Several organizational units of the mdw develop specialized services in mutual coordination to promote the use of this infrastructure.

mdwRepository as a central tool for managing media objects

The mdwRepository manages media objects in the form of data and their metadata, which enable the cataloging of media objects, define their possible uses, place them in context, and guarantee their (re)use. The mdwRepository follows the RDA Metadata IG metadata principles:

  1. "The only difference between metadata and data is mode of use

  2. Metadata is not just for data, it is also for users, software services, computing resources

  3. Metadata is not just for description and discovery; it is also for contextualisation (relevance, quality, restrictions (rights, costs)) and for coupling users, software and computing resources to data (to provide a Virtual Research Environment)

  4. Metadata must be machine-understandable as well as human understandable for autonomicity (formalism)

  5. Management (meta)data is also relevant (research proposal, funding, project information, research outputs, outcomes, impact…)" (RDA Metadata Principles and their Use 20141114 - Word Document)

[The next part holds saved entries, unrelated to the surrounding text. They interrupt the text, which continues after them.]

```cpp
static void read_stamp_set(const lmi_index* h, const unsigned long long* v, unsigned mask, float* ms) {
    for (int i = 0; i < LMI_T_COUNT; ++i) ms[i] = 0.0f;
// ... 144 lines not shown
    if (!strcmp(name, "pf_bound")) b = &h->pf_bound;
    if (!strcmp(name, "fr_dbg")) b = &h->fr_dbg;
    if (!strcmp(name, "pf_stamps")) { b = &h->pf_bound; off = h->stamps_off; }
    if (!strcmp(name, "cand_total")) {
        if (bytes != 8 || !h->last_fast) return fail("lmi_debug_peek: cand_total is 8 bytes after a prefilter scan");
        unsigned long long* d_acc = reinterpret_cast<unsigned long long*>(h->stats.as<long long>() + 2);
        HIPCHK(hipMemsetAsync(d_acc, 0, 8, h->stream));
        sum_u32_kernel<<<64, 256, 0, h->stream>>>(h->cand_cnt.as<unsigned>(), h->last_ncols, d_acc);
        HIPCHK(hipGetLastError());
        HIPCHK(hipStreamSynchronize(h->stream));
        HIPCHK(hipMemcpy(dst, d_acc, 8, hipMemcpyDeviceToHost));
        return 0;
    }
    if (!strcmp(name, "pf_redo")) b = &h->redo;
    if (!strcmp(name, "pf_fallback")) b = &h->fb_list;
    if (!b) return fail("lmi_debug_peek: unknown buffer '%s'", name);
    if (bytes < 0 || off + (size_t)bytes > b->cap) return fail("lmi_debug_peek: %lld bytes asked of a %zu-byte buffer", (long long)bytes, b->cap);
    if (bytes) HIPCHK(hipMemcpy(dst, static_cast<char*>(b->p) + off, (size_t)bytes, hipMemcpyDeviceToHost));
    return 0;
}

extern "C" LMI_API int lmi_scan_stats(lmi_index* h, double* flops, int64_t* pairs, int64_t* items) {
    if (!h) return fail("lmi_scan_stats: NULL handle");
    CHK(set_dev(h));
    if (h->stats_pending) {
        HIPCHK(hipStreamSynchronize(h->stream));
        HIPCHK(hipMemcpy(h->h_stats, h->stats.p, 32, hipMemcpyDeviceToHost));
        h->stats_pending = false;
    }
    if (pairs) *pairs = h->h_stats[0];
// ... 5 lines not shown
```

### learnedmetricindex_amd/csrc/lmi_host_scan.h

```cpp
#pragma once
#include "lmi_host.h"

static bool rescore_is_streamed(const lmi_index* h) {
    return h->rescore_streamed && rc_waves_for(h->dp, 4) > 0 && rc_wave_lds(h->dp, 4, true) <= RC_SMALL_LDS_CAP;
}
static int rescore_group_size(int nb) { return nb % 4 == 0 ? 4 : nb % 3 == 0 ? 3 : nb % 2 == 0 ? 2 : 1; }

struct ScanPlan {
    int nq, nb, kout, L;
    long long nslots;
    long long ncb_bound;
    long long ncols;
    int max_nch;
    long long part_lists;
    bool fast;
    bool low_d;
    bool ps_wide;
    int tile_cb;
    int sample_max;
    bool qbound;
    int primary_nb;
    bool use_front;
    bool streamed;
    int G, groups, sub_cap;
// ... 77 lines not shown
    augment_norm_kernel<<<cdiv(nq, 256), 256, 0, h->stream>>>(d_qs, h->d_user, h->d, nq, h->q_aug.as<float>(), h->qn2.as<float>());
    HIPCHK(hipGetLastError());
    C.q = h->q_aug.as<float>();
    C.qn2 = h->qn2.as<float>();
    return 0;
}

static int scan_reserve(lmi_index* h, ScanCall& C) {
    const ScanPlan& P = C.P;
    const int L = P.L;
    const size_t nslots = (size_t)P.nslots, ncols = (size_t)P.ncols;
    CHK(h->m.reserve((size_t)L * 4 * 3));
    CHK(h->cb_start.reserve((L + 1) * 4));
    CHK(h->item_base.reserve((L + 1) * 4));
    CHK(h->part_base.reserve((L + 1) * 8));
    CHK(h->stats.reserve(32));
    CHK(h->head.reserve(256));
    const size_t grp_ints = (size_t)NGRP * L + 2 * (size_t)NGRP * (L + 1) + 3 * NGRP + (size_t)L;
    CHK(h->grp.reserve(grp_ints * 4));
    CHK(h->slot_local.reserve(nslots * 4));
    CHK(h->slot_col.reserve(nslots * 4));
    CHK(h->colmap.reserve(ncols * 4));
    CHK(h->col_thr.reserve(ncols * 4));
    CHK(h->qfrag.reserve((size_t)P.ncb_bound * h->KGs * 1024));
    CHK(h->part_score.reserve((size_t)P.part_lists * KPB * 4));
    CHK(h->part_row.reserve((size_t)P.part_lists * KPB * 4));
    CHK(h->rank_d.reserve(nslots * KPB * 4));
    CHK(h->rank_id.reserve(nslots * KPB * 4));

    FillRanges& Z = C.Z;
    Z.count = 0;
// ... 60 lines not shown
    R.grp_base1 = R.grp_total + NGRP;
    R.grp_total1 = R.grp_base1 + (size_t)NGRP * (L + 1);
    R.dbg = nullptr;
    R.chunk_rb = h->chunk_rows / 32;
    R.chunk_rb_b = (P.fast && h->graded_chunks) ? R.grp_total1 + NGRP : nullptr;
    const int base = h->chunk_rows;
    int rows[3] = {base, base / 2, base / 4};
    if (P.low_d) rows[0] = 2 * base;
    for (int i = 0; i < 3; ++i) {
        if (h->chunk_lvl_rows[i] > 0) rows[i] = h->chunk_lvl_rows[i];
        rows[i] = std::max(P2_TILE_ROWS, rows[i] / P2_TILE_ROWS * P2_TILE_ROWS);
        R.chunk_lvl[i] = rows[i] / 32;
    }
    R.chunk_frac[0] = h->chunk_frac[0];
    R.chunk_frac[1] = h->chunk_frac[1];
    R.tile_cb = P.tile_cb;
    R.sample_max = P.sample_max;
    R.sample_items = P.fast ? 1 : 0;
    R.primary_nb = P.primary_nb;
}

static int front_separate(lmi_index* h, ScanCall& C) {
    const ScanPlan& P = C.P;
    const RouteArrays& R = C.R;
    const int L = P.L, nslots = (int)P.nslots;
    C.Z.ts = tsp(h, ST_FRONT);
    fill_ranges_kernel<<<h->num_cus * 4, 256, 0, h->stream>>>(C.Z);
    HIPCHK(hipGetLastError());
    route_count_kernel<<<cdiv(nslots, 256), 256, 0, h->stream>>>(C.order, nslots, L, R, h->slot_local.as<int>());
    HIPCHK(hipGetLastError());
// ... 124 lines not shown
    if (S.ts_start) { S.ts_end_cell = scan_end_cell(h); (void)tsp(h, ST_SCAN1); }
    scan_kernel<<<h->num_cus * h->scan_blocks_per_cu, 256, SCAN_LDS, h->stream>>>(S);
    HIPCHK(hipGetLastError());
    CHK(record(h, 3));
    return 0;
}

static void prefilter_params(lmi_index* h, const ScanCall& C, PrefilterParams& F) {
    const RouteArrays& R = C.R;
    F.slab16 = h->slab16.as<uint4>();
    F.qfrag16 = h->qfrag16.as<uint4>();
    F.KG16 = h->KG16;
    F.L = C.P.L;
    F.chunk_rb = R.chunk_rb;
    F.chunk_rb_b = R.chunk_rb_b;
    F.tile_cb = R.tile_cb;
    F.sample_max = R.sample_max;
    F.rb_start = h->d_rb_start.as<int>();
    F.nb_rows = R.nb_rows;
    F.nch = R.nch;
    F.m = R.m;
    F.m0 = R.m0;
    F.cb_start = R.cb_start;
    F.grp_bucket = R.grp_bucket;
    F.grp_base = R.grp_base;
    F.grp_n = R.grp_n;
    F.grp_total = R.grp_total;
    F.grp_base1 = R.grp_base1;
    F.grp_total1 = R.grp_total1;
    F.ncols = C.P.ncols;
// ... 279 lines not shown
```

### learnedmetricindex_amd/csrc/lmi_kernels.h

```cpp
#pragma once
#include <hip/hip_runtime.h>
#include <stdint.h>

namespace lmi {

typedef float f32x16 __attribute__((ext_vector_type(16)));

constexpr int KPB = 10;
#ifndef LMI_SCAN_RB
#define LMI_SCAN_RB 1
#endif
constexpr int RB = LMI_SCAN_RB;
constexpr int TILE_ROWS = 128 * RB;
constexpr int TILE_COLS = 128;
constexpr int STAGE_G = 4;
constexpr int SCAN_LDS = 0;
constexpr unsigned NOROW = 0xFFFFFFFFu;
constexpr int NGRP = 8;

__device__ __forceinline__ int acc_row(int r, int h) { return (r & 3) + 8 * (r >> 2) + 4 * h; }

enum { ST_MLP0 = 0, ST_MLP1, ST_FRONT, ST_P1, ST_P2, ST_P2END, ST_TAIL, ST_FB, ST_MERGE, ST_END, ST_SCAN0, ST_SCAN1,
       ST_CLK_WALL, ST_CLK_CYC,
       ST_COUNT = 16 };
// ... 313 lines not shown
    int* grp_bucket;
    int* grp_base;
    int* grp_n;
    int* grp_total;
    int* grp_base1;
    int* grp_total1;
    int tile_cb;
    int primary_nb;
    int sample_items;
    int sample_max;
    unsigned long long* dbg;
    int* chunk_rb_b;
    int chunk_rb;
    int chunk_lvl[3];
    float chunk_frac[2];
};
__device__ __forceinline__ int chunks_of(int n_rows, int crb) { return (((n_rows + 31) >> 5) + crb - 1) / crb; }

#ifndef LMI_PF_SAMPLE_ROWS
#define LMI_PF_SAMPLE_ROWS 512
#endif
#ifndef LMI_PF_SAMPLE
#define LMI_PF_SAMPLE 16
#endif
constexpr int PF_SAMPLE = LMI_PF_SAMPLE;
#ifndef LMI_PF_SAMPLE_LOWD
#define LMI_PF_SAMPLE_LOWD 8
#endif
constexpr int PF_SAMPLE_LOWD = LMI_PF_SAMPLE_LOWD, PF_SAMPLE_LOWD_KG = 4;
__device__ __forceinline__ int sample_stride(int n_b, int smax) {
// ... 23 lines not shown
    }
    local -= g_all * nqt_all;
    const int g = local / nqt_primary;
    *qt = local - g * nqt_primary;
    *j0 = g * P1_TPI * 2 + 1;
    *nt = min(P1_TPI, n_pri - g * P1_TPI);
    return false;
}
__device__ __forceinline__ int sample_tiles256(int n_b, int smax) {
    const int nt = (((n_b + 31) >> 5) + 7) / 8;
    const int s = sample_stride(n_b, smax);
    return (nt + s - 1) / s;
}
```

The following categories of media objects are currently managed in the mdwRepository or are under development or in planning stage:

  • Publications
    • Open Access publications (pub.mdw)

    • Theses (under development)

  • Research Data

  • Collections & Archives

  • Performance and Intellectual Capital documentation (in planning)

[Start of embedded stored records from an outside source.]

constexpr int k1m_pre(int g) { return ((g & 7) == 1 ? 1 : 0) + (g == 12 ? 2 : 0); }
constexpr int k1m_post(int g, int mb, bool dense) {
  const int j = g & 15;
  return ((g & 7) == 6 ? 2 : 0) + (g == 28 ? 1 : 0) + (!dense && j >= 4 + mb && j < 4 + 2 * mb ? 4 : 0) +
         (!dense && g == 20 + mb ? 1 : 0) + (!dense && g == 24 + mb ? 1 : 0);
}
constexpr int k1m_wait(int gi, int mb, bool dense) {
  const int g0 = gi - BAHEAD;
  int n = 1 + k1m_pre(gi);
  for (int g = g0 < 0 ? 0 : g0; g < gi; ++g) n += (g == g0 ? 0 : 1) + k1m_pre(g) + k1m_post(g, mb, dense);
  return n < 15 ? n : 15;
}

  • Research Information System (under development)

  • Open Educational Resources (in planning).

To ensure long-term accessibility, unique and stable identifiers (permalink, optional DOI) are assigned to all data and metadata stored in the mdwRepository. Thus, they become digital resources in the sense of the Digital Resource Management (defined in the mdw Development Plan 2019-2024).

The mdwRepository uses metadata standards such as Dublin Core (which is also an ISO standard ), OpenAIRE standards, General International Standard Archival Description (ISAD(G)) or user-defined metadata schemas. The latter should only be used if no metadata standards exist.

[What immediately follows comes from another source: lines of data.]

# 4ment/physher

Hardware: AMD Instinct MI355X
Metric: lnL+gradient evals/sec, 1000-taxon GTR+G4 fp64, 1e6 site patterns (higher is better)
Workload: dtype f64

## Files before the change

include/physher_amd.h:

```cpp
#ifndef PHYSHER_AMD_H
#define PHYSHER_AMD_H

#include <stddef.h>
#include <stdint.h>

#ifdef __cplusplus
extern "C" {
#endif

typedef struct phyamd_engine phyamd_engine;

enum {
	PHYAMD_OK = 0,
	PHYAMD_EINVAL = -1,
	PHYAMD_EDEVICE = -2,
	PHYAMD_ENOMEM = -3,
	PHYAMD_EUNSUPPORTED = -4
};

enum { PHYAMD_RESCALE_NEVER = 0, PHYAMD_RESCALE_ALWAYS = 1, PHYAMD_RESCALE_AUTO = 2 };

enum {
	PHYAMD_GRAD_FOLD_ROOT_FREQS = 1,
	PHYAMD_GRAD_COMPAT_SCALED = 2
// ... 99 lines not shown
int phyamd_get_site_lnl_profile(phyamd_engine *e, phyamd_site_lnl_profile *out);
int phyamd_synchronize(phyamd_engine *e);

int phyamd_get_pattern_log_likelihoods(phyamd_engine *e, double *out );
int phyamd_get_partials(phyamd_engine *e, int node, int upper, double *out);
int phyamd_get_node_matrices(phyamd_engine *e, int node, int derivative, double *out );
int phyamd_post_order_parks(int32_t tip_count, const int32_t *left , const int32_t *right, int32_t root, int32_t second_slot,
                            int32_t *out , int32_t capacity);
#define PHYAMD_PRE_ORDER_COLUMNS 30
int phyamd_pre_order_schedule(int32_t tip_count, const int32_t *left , const int32_t *right, int32_t root, int32_t form,
                              int32_t *out , int32_t capacity, int32_t *hbm_slots);
int phyamd_post_order_slots(int32_t tip_count, const int32_t *left , const int32_t *right, int32_t root,
                            int32_t *out , int32_t capacity, int32_t *slots);
int phyamd_stream_elisions(int32_t tip_count, const int32_t *left , const int32_t *right, int32_t root,
                           int32_t *out , int32_t capacity);
int phyamd_is_rescaling(phyamd_engine *e);
int phyamd_set_rescaling(phyamd_engine *e, int policy);
int phyamd_set_keep_partials(phyamd_engine *e, int on);

typedef struct {
	double matrices_ms, lower_ms, upper_ms, reduce_ms;
	int32_t lower_launches, upper_launches;
	int64_t device_bytes;
	int32_t tiles;
} phyamd_profile;
int phyamd_set_reduction_levels(phyamd_engine *e, int levels);
int phyamd_set_profiling(phyamd_engine *e, int on);
int phyamd_get_profile(phyamd_engine *e, phyamd_profile *out);

#ifdef __cplusplus
// ... 4 lines not shown
```

physher_amd/_lib.py:

```python
from __future__ import annotations

import ctypes as C
import os

_HERE = os.path.dirname(os.path.abspath(__file__))
LIB_PATH = os.environ.get("PHYAMD_LIB") or os.path.join(_HERE, "libphysher_amd.so")

ABI_VERSION = 5

OK, EINVAL, EDEVICE, ENOMEM, EUNSUPPORTED = 0, -1, -2, -3, -4
RESCALE_NEVER, RESCALE_ALWAYS, RESCALE_AUTO = 0, 1, 2
GRAD_FOLD_ROOT_FREQS, GRAD_COMPAT_SCALED = 1, 2


class Config(C.Structure):
    _fields_ = [
        ("tip_count", C.c_int32), ("pattern_count", C.c_int32), ("state_count", C.c_int32),
        ("category_count", C.c_int32), ("device", C.c_int32), ("rescale", C.c_int32),
        ("max_device_bytes", C.c_int64), ("stream", C.c_void_p),
    ]


class Profile(C.Structure):
    _fields_ = [
# ... 91 lines not shown
    ("phyamd_branch_hessian", C.c_int, [_P, C.c_int, _P, _P, _P]),
    ("phyamd_get_hessian_profile", C.c_int, [_P, C.POINTER(HessianProfile)]),
    ("phyamd_get_general_profile", C.c_int, [_P, C.POINTER(GeneralProfile)]),
    ("phyamd_gradient_batch_weights", C.c_int, [_P, C.c_int, C.c_int32, _P, _P, _P, _P]),
    ("phyamd_get_weight_batch_profile", C.c_int, [_P, C.POINTER(WeightBatchProfile)]),
    ("phyamd_pattern_log_likelihoods_trees", C.c_int, [_P, C.c_int, C.c_int32, _P, _P, _P, _P, _P, _P, C.c_int32, _P, _P]),
    ("phyamd_get_site_lnl_profile", C.c_int, [_P, C.POINTER(SiteLnlProfile)]),
    ("phyamd_synchronize", C.c_int, [_P]),
    ("phyamd_get_pattern_log_likelihoods", C.c_int, [_P, _P]),
    ("phyamd_get_partials", C.c_int, [_P, C.c_int, C.c_int, _P]),
    ("phyamd_get_node_matrices", C.c_int, [_P, C.c_int, C.c_int, _P]),
    ("phyamd_post_order_parks", C.c_int, [C.c_int32, _P, _P, C.c_int32, C.c_int32, _P, C.c_int32]),
    ("phyamd_post_order_slots", C.c_int, [C.c_int32, _P, _P, C.c_int32, _P, C.c_int32, _P]),
    ("phyamd_pre_order_schedule", C.c_int, [C.c_int32, _P, _P, C.c_int32, C.c_int32, _P, C.c_int32, _P]),
    ("phyamd_stream_elisions", C.c_int, [C.c_int32, _P, _P, C.c_int32, _P, C.c_int32]),
    ("phyamd_is_rescaling", C.c_int, [_P]),
    ("phyamd_set_rescaling", C.c_int, [_P, C.c_int]),
    ("phyamd_set_keep_partials", C.c_int, [_P, C.c_int]),
    ("phyamd_set_reduction_levels", C.c_int, [_P, C.c_int]),
    ("phyamd_set_profiling", C.c_int, [_P, C.c_int]),
    ("phyamd_get_profile", C.c_int, [_P, C.POINTER(Profile)]),
    ("phyamd_store", C.c_int, [_P]),
    ("phyamd_restore", C.c_int, [_P]),
    ("phyamd_compress_patterns", C.c_int, [C.c_int, C.c_int32, C.c_int64, _P, _P, C.POINTER(C.c_int32), _P, _P]),
]

_lib = None


def load():
# ... 21 lines not shown
```

physher_amd/csrc/phyamd_abi.inc:

```

#include <condition_variable>
#include <functional>
#include <mutex>
#include <thread>

namespace {

class ShardWorkers {
public:
	explicit ShardWorkers(int n) : done_(0), generation_(0), stop_(false) {
		for (int i = 0; i < n; i++) threads_.emplace_back([this, i] { loop(i); });
	}
	~ShardWorkers() {
		{
			std::lock_guard<std::mutex> lk(m_);
			stop_ = true;
			generation_++;
		}
		cv_.notify_all();
		for (auto &t : threads_) t.join();
	}
	void run(const std::function<void(int)> &fn) {
		std::unique_lock<std::mutex> lk(m_);
		fn_ = &fn;
// ... 854 lines not shown
	if (!left || !right) return fail(PHYAMD_EINVAL, "null left or right");
	if (capacity < 0 || (capacity > 0 && !out)) return fail(PHYAMD_EINVAL, "null out with capacity %d", capacity);
	Schedule sched;
	StreamTables stream_tab;
	const std::string err = build_schedule(TreeRef{tip_count, left, right, root}, ScheduleOptions{}, &sched);
	if (!err.empty()) return fail(PHYAMD_EINVAL, "%s", err.c_str());
	build_stream_tables(sched, StreamGeometry{1, 1, WAVE, true}, &stream_tab);
	const std::vector<StreamElision> &el = stream_tab.elisions;
	for (int i = 0; i < (int)el.size() && i < capacity; i++) {
		const int32_t rec[8] = {el[i].node, el[i].parent, el[i].stored, el[i].sibling, el[i].sibling_kind, el[i].source, el[i].side, el[i].chunk};
		std::memcpy(out + (size_t)i * 8, rec, sizeof(rec));
	}
	return (int)el.size();
}

int phyamd_is_rescaling(phyamd_engine *g) {
	CHECK_GROUP(g);
	int any = 0;
	for (Shard *s : g->shards) any |= shard_is_rescaling(s);
	return any;
}
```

In addition to master objects, the mdwRepository also generates and/or manages variants of the data (e.g. preview files or format conversions, e.g. data transformation for long-term archiving). Media objects and their metadata are technically checked, e.g. to ensure data integrity. Ongoing backups ensure data security.

All members of the mdw as well as external partners with written agreements (e.g. through funding contracts, cooperation agreements, etc.) can store and manage media objects in the mdwRepository after agreeing to the terms of use.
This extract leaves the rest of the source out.